You can’t really understand much about the distribution because the binning and scale are too large.
These settings are controlled by the `bins`

and `range`

parameters:

```
plt.hist(branches['nMuon'], bins=10, range=(0, 10))
plt.show()
```

`bins`

here is the total number of bins (of equal width), and `range`

is a pair of numbers representing where the first bin starts and where the last bin ends.

## Binning and range tips

Getting the binning and range right for a histogram is somewhat of an art, but I often find it helpful to know the mean, standard deviation, minimum, and maximum of the original distribution.

First, import NumPy via:

`import numpy as np`

Then the following functions calculate these values for an array:

`np.mean(branches['nMuon'])`

`2.35286`

`np.std(branches['nMuon'])`

`1.19175912851549`

`np.min(branches['nMuon'])`

`0`

`np.max(branches['nMuon'])`

`39`

Hmm, we’re still missing axis titles on the histogram.
(Always label your plots!)
We can do this with the `xlabel()`

and `ylabel()`

functions:

```
plt.hist(branches['nMuon'], bins=10, range=(0, 10))
plt.xlabel('Number of muons in event')
plt.ylabel('Number of events')
plt.show()
```

# Histogramming a jagged array

We can make histograms of the other branches as well, but there’s one more step necessary because of their jaggedness.
Matplotlib expects a series of data to be in a 1D array, so we need to convert or *flatten* the jagged 2D array into a 1D array.
In order to do this, we need to import Awkward Array:

```
import awkward as ak
```

Then use `ak.flatten()`

on the branch’s array:

```
plt.hist(ak.flatten(branches['Muon_pt']), bins=100, range=(0, 100))
plt.xlabel('Muon $p_{\mathrm{T}}$ [GeV]')
plt.ylabel('Number of muons / 1 GeV')
plt.show()
```

Note that you can use LaTeX in Matplotlib labels (as I did above).

# Logarithmic scales

Another important thing to know is how to set axes to a logarithmic scale.
For the y-axis, this is as simple as adding a line with `plt.yscale('log')`

:

```
plt.hist(ak.flatten(branches['Muon_pt']), bins=100, range=(0, 100))
plt.xlabel('Muon $p_{\mathrm{T}}$ [GeV]')
plt.ylabel('Number of muons / 1 GeV')
plt.yscale('log')
plt.show()
```

As you might guess, `plt.xscale('log')`

will make the *x-axis* scale logarithmic.
The issue is that this doesn’t make the bin sizes logarithmic, so the plot will end up looking quite strange in most cases.
The solution to this is to use a NumPy function called `logspace`

to calculate logarithmic bin edges:

```
import numpy as np
plt.hist(ak.flatten(branches['Muon_pt']), bins=np.logspace(np.log10(1), np.log10(100), 100))
plt.xlabel('Muon $p_{\mathrm{T}}$ [GeV]')
plt.xscale('log')
plt.ylabel('Number of muons')
plt.show()
```

In the above example, `bins`

is being set to an array.
If Matplotlib sees that `bins`

is an array, it will use the values of the array to set the bin edges rather than try to evenly space them across `range`

.
Don’t worry too much if this seems confusing; the details of how this works isn’t important for this lesson.
The important part is that, inside the `logspace()`

call, you can modify the numbers to change where the bins start and end and how many bins there are.
Don’t remove the `np.log10`

part, though.

## Exercise

Make a histogram of the eta of all muons.
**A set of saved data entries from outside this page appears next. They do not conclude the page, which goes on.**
+int ph_debug_reduce_slabs(ph_ctx* ctx, const float* slabs, int nslab, int slab_len, int wide, int stop, float* grad_out,
+                          float* blocksq_out) {
+  DevGuard dev_guard(ctx);
+  if (!ctx || !slabs || !grad_out || !blocksq_out) return fail("ph_debug_reduce_slabs: null argument");
+  if (nslab <= 0 || slab_len <= 0) return fail("ph_debug_reduce_slabs: empty slabs");
+  hipStream_t s = ctx->stream;
+  ph::ReduceArgs r;
+  r.slabs = slabs;
+  r.nslab = nslab;
+  r.P = slab_len;
+  r.slab_len = slab_len;
+  r.map = nullptr;
+  r.grad = grad_out;
+  r.blocksq = blocksq_out;
+  r.statpart = nullptr;
+  r.nstatpart = 0;
+  r.stats_out = nullptr;
+  r.nb = 1;
+  r.ent_coef = r.vf_coef = 0.f;
+  r.target_kl = -1.f;
+  r.stop_flag = ctx->stop_flag;
+  r.step = nullptr;
+  r.scalars = ctx->scalars;
+  r.wide = wide ? 1 : 0;
+  PH_HIP(ph::launch_set_int(ctx->stop_flag, stop ? 1 : 0, s));
+  PH_HIP(ph::launch_ppo_reduce(r, s));
+  PH_HIP(ph::launch_set_int(ctx->stop_flag, 0, s));
+  PH_HIP(hipStreamSynchronize(s));
+  return 0;
+}
+
+int ph_debug_adv_stats(ph_ctx* ctx, const ph_rollout* rb, const int* perms, int n_epochs, int batch_size, float* stats_out,
+                       void* rec_pi_out, void* rec_vf_out) {
+  DevGuard dev_guard(ctx);
+  if (!ctx || !rb || !perms || !stats_out) return fail("ph_debug_adv_stats: null argument");
+  const int N = rb->T * rb->E;
+  if (N <= 0 || n_epochs <= 0 || batch_size <= 0) return fail("ph_debug_adv_stats: empty call");
+  if ((rec_pi_out || rec_vf_out) && !(rec_pi_out && rec_vf_out && rb->log_probs && rb->actions && rb->returns && rb->values))
+    return fail("ph_debug_adv_stats: the records need both outputs and the buffer's scalar arrays");
+  const int n_mb = (N + batch_size - 1) / batch_size;
+  if (ensure_adv_ws(ctx, n_epochs * n_mb)) return 1;
+  hipStream_t s = ctx->stream;
+  ph::AdvStatArgs aa = adv_args_epochs(ctx, rb, perms, 0ull, batch_size, n_mb);
+  aa.phys_out = nullptr;
+  aa.rec_pi_out = static_cast<uint4*>(rec_pi_out);
+  aa.rec_vf_out = static_cast<uint4*>(rec_vf_out);
+  aa.rb_logp = rb->log_probs;
+  aa.rb_act = rb->actions;
+  aa.rb_ret = rb->returns;
+  aa.rb_val = rb->values;
+  PH_HIP(ph::launch_adv_stats(aa, n_epochs * n_mb, s));
+  PH_HIP(hipMemcpyAsync(stats_out, ctx->advstats, (size_t)n_epochs * n_mb * 2 * sizeof(float), hipMemcpyDeviceToHost, s));
+  PH_HIP(hipStreamSynchronize(s));
+  return 0;
 }
 
 int ph_bench_train_kernels(ph_ctx* ctx, const ph_spec* spec, const ph_opt_state* opt, const ph_rollout* rb,
diff --git a/pantheonrl_amd/csrc/ph_launch.h b/pantheonrl_amd/csrc/ph_launch.h
--- a/pantheonrl_amd/csrc/ph_launch.h
+++ b/pantheonrl_amd/csrc/ph_launch.h
@@ -182,6 +182,7 @@
   const float *rb_logp = nullptr, *rb_act = nullptr, *rb_ret = nullptr, *rb_val = nullptr;
   const uint4* rowrec = nullptr;
   int* clear_flag = nullptr;
+  unsigned int* ticket = nullptr;
 };
 
 struct ReduceArgs {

Play around with the options described in this page to try to get a nice looking plot.

## Solution

Your plot might look a bit different, but it’s fine as long as the binning is reasonable such that you can see the same distribution features.

`plt.hist(ak.flatten(branches['Muon_eta']), bins=50, range=(-2.5, 2.5)) plt.xlabel('Muon $\eta$') plt.ylabel('Number of muons') plt.show()`

## Key Points

Use the

`bins`

and/or`range`

parameters to improve histogram binning.Make sure your axes are labeled.

Jagged arrays must be flattened before histogramming.